Saved entries
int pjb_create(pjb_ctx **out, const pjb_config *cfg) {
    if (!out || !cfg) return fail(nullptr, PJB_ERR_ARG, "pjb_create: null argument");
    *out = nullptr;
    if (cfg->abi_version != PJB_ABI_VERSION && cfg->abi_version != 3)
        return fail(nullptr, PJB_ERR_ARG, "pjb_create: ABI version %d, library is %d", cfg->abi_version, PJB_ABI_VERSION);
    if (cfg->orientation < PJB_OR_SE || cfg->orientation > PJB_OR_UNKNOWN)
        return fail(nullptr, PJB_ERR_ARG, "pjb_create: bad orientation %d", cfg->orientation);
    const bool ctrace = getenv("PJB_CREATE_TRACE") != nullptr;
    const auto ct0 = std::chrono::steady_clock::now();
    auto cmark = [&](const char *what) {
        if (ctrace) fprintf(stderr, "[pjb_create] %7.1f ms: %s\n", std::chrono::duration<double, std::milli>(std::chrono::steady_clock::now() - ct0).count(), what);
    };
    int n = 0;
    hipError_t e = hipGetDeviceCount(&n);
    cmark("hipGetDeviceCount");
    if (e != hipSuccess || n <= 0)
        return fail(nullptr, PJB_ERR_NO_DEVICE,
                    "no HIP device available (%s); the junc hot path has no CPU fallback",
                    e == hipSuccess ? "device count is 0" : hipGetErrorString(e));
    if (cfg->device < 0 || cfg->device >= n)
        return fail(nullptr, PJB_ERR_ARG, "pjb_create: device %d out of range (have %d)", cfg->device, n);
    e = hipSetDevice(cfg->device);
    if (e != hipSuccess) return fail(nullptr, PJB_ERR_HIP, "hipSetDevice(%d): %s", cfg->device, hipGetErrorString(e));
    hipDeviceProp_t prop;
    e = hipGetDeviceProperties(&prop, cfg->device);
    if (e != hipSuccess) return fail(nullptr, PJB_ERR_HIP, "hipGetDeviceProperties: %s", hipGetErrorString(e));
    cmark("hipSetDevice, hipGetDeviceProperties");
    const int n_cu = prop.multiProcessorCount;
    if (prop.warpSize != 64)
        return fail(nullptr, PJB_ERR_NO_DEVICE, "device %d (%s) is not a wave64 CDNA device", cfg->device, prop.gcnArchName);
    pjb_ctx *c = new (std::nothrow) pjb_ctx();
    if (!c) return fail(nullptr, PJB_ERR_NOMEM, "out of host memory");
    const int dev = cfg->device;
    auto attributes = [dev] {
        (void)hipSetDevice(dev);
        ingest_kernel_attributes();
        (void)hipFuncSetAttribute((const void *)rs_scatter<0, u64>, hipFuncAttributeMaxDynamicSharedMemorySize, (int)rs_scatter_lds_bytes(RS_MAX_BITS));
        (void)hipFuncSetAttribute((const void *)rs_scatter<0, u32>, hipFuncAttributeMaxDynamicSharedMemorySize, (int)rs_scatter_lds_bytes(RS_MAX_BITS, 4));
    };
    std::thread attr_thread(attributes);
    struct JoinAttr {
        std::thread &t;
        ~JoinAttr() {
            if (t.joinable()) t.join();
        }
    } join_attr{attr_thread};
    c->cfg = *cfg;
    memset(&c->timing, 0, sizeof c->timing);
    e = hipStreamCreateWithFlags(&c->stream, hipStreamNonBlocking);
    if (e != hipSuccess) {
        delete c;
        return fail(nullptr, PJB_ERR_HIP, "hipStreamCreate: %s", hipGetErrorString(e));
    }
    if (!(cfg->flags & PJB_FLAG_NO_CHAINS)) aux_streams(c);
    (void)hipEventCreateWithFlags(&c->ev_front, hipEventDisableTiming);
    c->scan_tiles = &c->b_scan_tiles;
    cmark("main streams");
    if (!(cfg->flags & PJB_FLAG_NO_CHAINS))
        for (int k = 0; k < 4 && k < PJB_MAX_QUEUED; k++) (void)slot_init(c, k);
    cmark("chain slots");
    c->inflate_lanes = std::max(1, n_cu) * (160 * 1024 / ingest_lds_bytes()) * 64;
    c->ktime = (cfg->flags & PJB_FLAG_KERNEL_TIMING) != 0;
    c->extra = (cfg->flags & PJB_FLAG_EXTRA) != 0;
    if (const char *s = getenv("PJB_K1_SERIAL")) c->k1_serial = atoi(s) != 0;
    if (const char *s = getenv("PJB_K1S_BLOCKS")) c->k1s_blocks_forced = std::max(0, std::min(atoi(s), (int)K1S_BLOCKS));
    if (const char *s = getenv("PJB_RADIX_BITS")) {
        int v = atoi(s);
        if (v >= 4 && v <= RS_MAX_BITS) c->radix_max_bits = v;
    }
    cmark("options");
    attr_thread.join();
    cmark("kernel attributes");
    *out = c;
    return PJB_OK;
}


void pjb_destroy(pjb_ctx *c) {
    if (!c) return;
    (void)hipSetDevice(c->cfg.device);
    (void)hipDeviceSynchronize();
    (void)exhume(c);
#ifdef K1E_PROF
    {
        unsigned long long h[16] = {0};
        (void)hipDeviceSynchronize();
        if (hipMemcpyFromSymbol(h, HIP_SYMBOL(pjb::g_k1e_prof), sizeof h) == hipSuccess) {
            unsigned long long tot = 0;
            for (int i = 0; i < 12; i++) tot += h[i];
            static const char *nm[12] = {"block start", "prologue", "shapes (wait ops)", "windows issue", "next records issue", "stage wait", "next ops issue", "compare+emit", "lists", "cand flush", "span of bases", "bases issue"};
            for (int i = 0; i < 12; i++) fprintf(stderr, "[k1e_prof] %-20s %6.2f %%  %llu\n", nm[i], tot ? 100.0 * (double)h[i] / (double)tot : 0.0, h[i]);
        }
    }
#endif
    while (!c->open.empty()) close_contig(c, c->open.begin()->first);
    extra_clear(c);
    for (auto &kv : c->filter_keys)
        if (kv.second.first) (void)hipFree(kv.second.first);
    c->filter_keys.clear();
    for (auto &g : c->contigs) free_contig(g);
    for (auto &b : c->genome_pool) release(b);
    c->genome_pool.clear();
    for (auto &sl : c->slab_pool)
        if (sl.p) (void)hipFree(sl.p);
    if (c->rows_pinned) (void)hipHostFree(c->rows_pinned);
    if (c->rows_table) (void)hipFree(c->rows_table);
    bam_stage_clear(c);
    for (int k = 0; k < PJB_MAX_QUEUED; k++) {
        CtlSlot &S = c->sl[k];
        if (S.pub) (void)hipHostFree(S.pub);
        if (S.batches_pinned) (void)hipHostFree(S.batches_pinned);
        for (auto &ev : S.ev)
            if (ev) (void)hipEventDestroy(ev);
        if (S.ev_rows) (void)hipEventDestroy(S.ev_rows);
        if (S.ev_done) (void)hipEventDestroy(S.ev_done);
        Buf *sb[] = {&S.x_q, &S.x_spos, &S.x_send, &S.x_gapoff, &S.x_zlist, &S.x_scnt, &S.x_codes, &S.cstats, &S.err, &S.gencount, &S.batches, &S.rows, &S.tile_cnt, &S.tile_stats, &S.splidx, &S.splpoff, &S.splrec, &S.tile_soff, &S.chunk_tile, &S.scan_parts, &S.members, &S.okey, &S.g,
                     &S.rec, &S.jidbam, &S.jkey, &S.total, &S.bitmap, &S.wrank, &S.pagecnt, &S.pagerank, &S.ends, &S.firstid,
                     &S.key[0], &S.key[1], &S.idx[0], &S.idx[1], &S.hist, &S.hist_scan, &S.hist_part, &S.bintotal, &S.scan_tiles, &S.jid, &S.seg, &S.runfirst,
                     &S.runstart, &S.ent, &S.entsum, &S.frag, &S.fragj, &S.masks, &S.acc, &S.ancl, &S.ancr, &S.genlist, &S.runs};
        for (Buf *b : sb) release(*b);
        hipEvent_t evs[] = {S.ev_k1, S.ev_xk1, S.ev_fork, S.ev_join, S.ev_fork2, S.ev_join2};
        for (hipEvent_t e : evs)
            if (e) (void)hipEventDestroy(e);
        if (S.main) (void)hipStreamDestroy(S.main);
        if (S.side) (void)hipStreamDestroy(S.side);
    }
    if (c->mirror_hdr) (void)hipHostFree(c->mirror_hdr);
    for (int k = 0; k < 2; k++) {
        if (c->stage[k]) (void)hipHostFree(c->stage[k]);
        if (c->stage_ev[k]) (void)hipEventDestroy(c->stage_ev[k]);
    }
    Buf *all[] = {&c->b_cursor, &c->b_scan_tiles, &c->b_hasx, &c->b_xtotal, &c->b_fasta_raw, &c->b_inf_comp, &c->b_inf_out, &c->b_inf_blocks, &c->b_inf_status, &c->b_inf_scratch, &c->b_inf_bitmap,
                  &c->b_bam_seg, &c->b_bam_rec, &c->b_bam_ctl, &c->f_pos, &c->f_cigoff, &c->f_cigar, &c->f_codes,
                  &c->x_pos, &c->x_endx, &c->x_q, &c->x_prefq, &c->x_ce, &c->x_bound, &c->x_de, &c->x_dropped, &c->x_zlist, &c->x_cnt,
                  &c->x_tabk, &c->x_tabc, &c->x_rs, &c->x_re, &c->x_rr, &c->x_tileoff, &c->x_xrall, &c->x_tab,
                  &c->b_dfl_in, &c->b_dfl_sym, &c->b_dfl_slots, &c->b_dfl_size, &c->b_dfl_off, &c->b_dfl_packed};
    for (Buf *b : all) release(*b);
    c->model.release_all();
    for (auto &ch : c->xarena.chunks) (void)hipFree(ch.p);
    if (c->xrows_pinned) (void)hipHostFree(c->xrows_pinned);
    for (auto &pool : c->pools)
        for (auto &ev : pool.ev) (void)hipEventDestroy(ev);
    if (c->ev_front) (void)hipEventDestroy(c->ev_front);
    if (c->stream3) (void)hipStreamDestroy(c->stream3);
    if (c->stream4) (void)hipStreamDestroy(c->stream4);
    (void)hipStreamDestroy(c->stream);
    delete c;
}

• [How to complete this task] The range runs from the line above containing "for (int k = 0; k < 2;" to the line containing "if (c->ev_front) (void)hipEventDestroy(c->ev_front);", inclusive. Restate those lines word for word and no others.

• [Solution to the exercise]
    for (int k = 0; k < 2; k++) {
        if (c->stage[k]) (void)hipHostFree(c->stage[k]);
        if (c->stage_ev[k]) (void)hipEventDestroy(c->stage_ev[k]);
    }
    Buf *all[] = {&c->b_cursor, &c->b_scan_tiles, &c->b_hasx, &c->b_xtotal, &c->b_fasta_raw, &c->b_inf_comp, &c->b_inf_out, &c->b_inf_blocks, &c->b_inf_status, &c->b_inf_scratch, &c->b_inf_bitmap,
                  &c->b_bam_seg, &c->b_bam_rec, &c->b_bam_ctl, &c->f_pos, &c->f_cigoff, &c->f_cigar, &c->f_codes,
                  &c->x_pos, &c->x_endx, &c->x_q, &c->x_prefq, &c->x_ce, &c->x_bound, &c->x_de, &c->x_dropped, &c->x_zlist, &c->x_cnt,
                  &c->x_tabk, &c->x_tabc, &c->x_rs, &c->x_re, &c->x_rr, &c->x_tileoff, &c->x_xrall, &c->x_tab,
                  &c->b_dfl_in, &c->b_dfl_sym, &c->b_dfl_slots, &c->b_dfl_size, &c->b_dfl_off, &c->b_dfl_packed};
    for (Buf *b : all) release(*b);
    c->model.release_all();
    for (auto &ch : c->xarena.chunks) (void)hipFree(ch.p);
    if (c->xrows_pinned) (void)hipHostFree(c->xrows_pinned);
    for (auto &pool : c->pools)
        for (auto &ev : pool.ev) (void)hipEventDestroy(ev);
    if (c->ev_front) (void)hipEventDestroy(c->ev_front);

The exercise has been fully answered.